First, we need to install SQLlite on our Orange Pi, if you don’t already have it:

sudo apt-get install sqlite3

Then we need to create a database:

sqlite3 dht22.db

Finally, in this database we need to create a table to store the data sent from the sensor:

CREATE TABLE temps (mdate DATETIME,
 humidity NUMERIC, temperature NUMERIC);

Now, we need to make the Orange Pi read the sensor and store the readings in the table we’ve just created. Most of the code below is recycled from one of my previous posts. Have a look there for the basic DHT22 set-up. Regarding sending data from C to the database, there is a nice introduction on how to work with SQLlite on the official SQLite website.
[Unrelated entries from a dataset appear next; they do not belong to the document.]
struct fx_ctx {
	fx_desc desc;
	fx::Geom g;
	int half;
	int device;
	hipStream_t stream;
	bool owns_stream;

	void* vel[2];
	void* col[2];
	float* p[2];
	int p_cur;
	float* p_face[2];
	float* b;
	uint8_t* frozen;
	uint8_t* frozen_alt = nullptr;
	float* p_aux = nullptr;
	uint32_t* fz_active_host = nullptr;
	uint32_t* fz_active_dev = nullptr;
	hipEvent_t fz_active_ev = nullptr;
	bool fz_active_pending = false;
	int fz_dense_n = 0;
	uint8_t* fz_mask[3] = { nullptr, nullptr, nullptr };
	uint32_t* fz_tile_next = nullptr;
	void* fz_list[2] = { nullptr, nullptr };
	uint32_t* fz_counts = nullptr;
	uint32_t* fz_stat = nullptr;
	float* fz_x_p = nullptr;
	uint8_t* fz_x_m = nullptr;
	bool fz_fuse_div = false;
	uint32_t* adv_far = nullptr;
	bool adv_far_tried = false;
	size_t adv_far_words = 0;
	uint32_t adv_far_turn = 0;
	uint32_t fz_gen = 0;
	uint32_t fz_gen_mark = 0;
	std::vector<uint32_t> fz_iters;
	uint32_t* lightmap;
	uint8_t* cube;
	size_t cube_mip_offset[5];
	float* cube_depth;
	bool cube_depth_on[5];
	const float* depth;
	float* depth_own;
	float depth_zn, depth_zf;
	float vort_eps = 0.0f;
	std::vector<fx_emitter> emitters;
	bool impulse_on = true;
	uint8_t* obst_code = nullptr;
	uint8_t* obst_spare = nullptr;
	unsigned* obst_stats = nullptr;
	uint64_t obst_cells = 0;
	int obst_lo[3] = { 0, 0, 0 }, obst_hi[3] = { 0, 0, 0 };
	std::vector<fx_obstacle_body> obst_bodies;
	unsigned* vox_bits = nullptr;
	unsigned* vox_report = nullptr;
	void* vox_work = nullptr;
	size_t vox_work_bytes = 0;
	uint32_t open_faces = 0;
	bool buoy_on = false;
	fx_buoyancy buoy = { (uint32_t)sizeof(fx_buoyancy), 0u, 0.0f, 0.0f, 0.0f, 0.0f, { 0.0f, 1.0f, 0.0f } };
	float* temp[2] = { nullptr, nullptr };
	int temp_cur = 0;
	std::vector<fx_heat_source> heat_sources;
	uint32_t adv_scheme = FX_ADVECT_SEMI_LAGRANGIAN;
	float* mc_vel = nullptr;
	float* mc_col = nullptr;
	fx_pressure_solver solver = { FX_PRESSURE_JACOBI, 0u, 0u, 0u, 0u, 0u, 0u, 0.0f };
	fx::MgPlan mg = {};
	float* mg_mem = nullptr;
	float* mg_e[fx::kMgMaxLevels][2] = {};
	float* mg_b[fx::kMgMaxLevels] = {};
	int mg_cur[fx::kMgMaxLevels] = {};
	float* part = nullptr;
	uint32_t part_count = 0;
	fx_particle_params part_prm = { (uint32_t)sizeof(fx_particle_params), 0u, FX_PARTICLE_MIDPOINT, { 0.0f, 0.0f, 0.0f }, 0.0f };
	uint32_t light_kind = 0;
	float wvp[16];
	float* env;
	uint32_t env_n;
	fx::RenderAccel accel = {};
	bool accel_ok = false;
	const void* accel_alpha_of = nullptr;
	bool rendered_since_step = false;
	bool lightmap_filled = false;
	float lightmap_key[9] = {};
	hipStream_t last_step_stream = nullptr;
	hipStream_t rendered_on = nullptr;
	int opt_render_accel = 1;
	uint8_t* target;
	float* target_float;
	float* sh_dev;
	bool has_sh;
	unsigned* halo_overflow;
	float* stage;
	size_t stage_bytes;
	float* sh_scratch[4];
	size_t sh_scratch_n;

	uint32_t max_ray_samples, max_light_samples;
	uint32_t ray_samples, cube_lod, visibility_mask;
	uint8_t frame_parity;
	float time_step;
	float edge_pixels;
	bool frame_valid, view_valid;
	fx::FrameConsts fc;

	bool timing_on;
	std::vector<hipEvent_t> ev;
	size_t ev_used;
	struct Mark { int kind; size_t e0, e1; uint64_t launches, sweeps; };
	std::vector<Mark> marks;
	fx_timing acc;

	fx_comm_group* group;
	int rank, nranks;
	int opt_overlap;
	int opt_round;
	int opt_count_samples = 0;
	unsigned long long* sample_counters = nullptr;
	std::string last_error;
	int col_halo_buf = -1;
	uint64_t steps_simulated = 0;
	int* step_rec = nullptr;
	int* gath_dev = nullptr;
	int* rec_host = nullptr;
	hipEvent_t rec_ev = nullptr;
	bool rec_pending = false;
	bool need_valid = false;
	float rec_dt = 0.0f;
	int opt_adaptive = 1;
	int adv_w_lo = 0, adv_w_hi = 0;
	bool halo_fault = false;
	bool collective_upload = false;
	bool rec_in_project = false;
};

So this is the code with the new database writing functionality:

#include <wiringPi.h>
#include <stdio.h>
#include <stdlib.h>
#include <stdint.h>
#include <sqlite3.h>

#define MAX_TIMINGS    85
#define DHT_PIN        7    /* GPIO-22 */
  
int data[5] = { 0, 0, 0, 0, 0 };
sqlite3 *db;
int rc;  
char *zErrMsg=0;
char qry[80];
  static int callback(void *NotUsed, int argc, char **argv, char **azColName){
    int i;
    for(i=0; i<argc; i++){
      printf("%s = %s\n", azColName[i], argv[i] ? argv[i] : "NULL");
    }
    printf("\n");
    return 0;
 }

void read_dht_data()
{
    uint8_t laststate    = HIGH;
    uint8_t counter        = 0;
    uint8_t j            = 0, i;
  
    data[0] = data[1] = data[2] = data[3] = data[4] = 0;
  
    /* pull pin down for 18 milliseconds */
    pinMode( DHT_PIN, OUTPUT );
    digitalWrite( DHT_PIN, LOW );
    delay( 18 );
  
    /* prepare to read the pin */
    pinMode( DHT_PIN, INPUT );
  
    /* detect change and read data */
    for ( i = 0; i < MAX_TIMINGS; i++ )
    {
        counter = 0;
        while ( digitalRead( DHT_PIN ) == laststate )
        {
            counter++;
            delayMicroseconds( 1 );
            if ( counter == 255 )
            {
                break;
            }
        }
        laststate = digitalRead( DHT_PIN );
  
        if ( counter == 255 )
            break;
        /* ignore first 3 transitions */
        if ( (i >= 4) && (i % 2 == 0) )
        {
            /* shove each bit into the storage bytes */
            data[j / 8] <<= 1;
            if ( counter > 16 )
                data[j / 8] |= 1;
            j++;
        }
    }
  
    /*
     * check we read 40 bits (8bit x 5 ) + verify checksum in the last byte
     * print it out if data is good
     */
    rc = sqlite3_open("/home/ionut/dht22.db", &db);
    if (rc){
        fprintf(stderr, "Can't open database: %s\n", sqlite3_errmsg(db));
        sqlite3_close(db);
        return;
    }
    if ( (j >= 40) &&
         (data[4] == ( (data[0] + data[1] + data[2] + data[3]) & 0xFF) ) )
    {
        float h = (float)((data[0] << 8) + data[1]) / 10;
        if ( h > 100 )
        {
            h = data[0];    // for DHT11
        }
        float c = (float)(((data[2] & 0x7F) << 8) + data[3]) / 10;
        if ( c > 125 )
        {
            c = data[2];    // for DHT11
        }
        if ( data[2] & 0x80 )
        {
            c = -c;
        }
        sprintf(qry,"INSERT INTO temps values(datetime('now','localtime'), %.1f, %.1f);",h,c);
        rc = sqlite3_exec(db,qry, callback, 0, &zErrMsg);    
        } else {
        rc = sqlite3_exec(db,"INSERT INTO temps values(datetime('now','localtime'), NULL, NULL);", callback, 0, &zErrMsg);

    }
    sqlite3_close(db);
}
  
int main( void )
{
    printf( "Raspberry Pi DHT11/DHT22 temperature/humidity test\n" );
  
    if ( wiringPiSetup() == -1 )
        exit( 1 );
  
    while ( 1 )
    {
        read_dht_data();
        delay( 2000 ); /* wait 2 seconds before next read */
    }
  
    return(0);
}

As before the code above is based on this code from UUgear. To compile you need the SQLite C library:

sudo apt-get install libsqlite3-dev

Compile and start the program:

sudo cc -Wall -o dht dht.c -lwiringPi -lsqlite3
sudo ./dht

Then let it run for a while so you get some readings. If all went well, we should have some new records in our database. To check that, start SQLlite and do a simple select from our table:

SELECT * from temps;

The output should look like this:

temperature-sensor-data-logger
Next, let’s have a look at how to visualize the data with Python and D3.js.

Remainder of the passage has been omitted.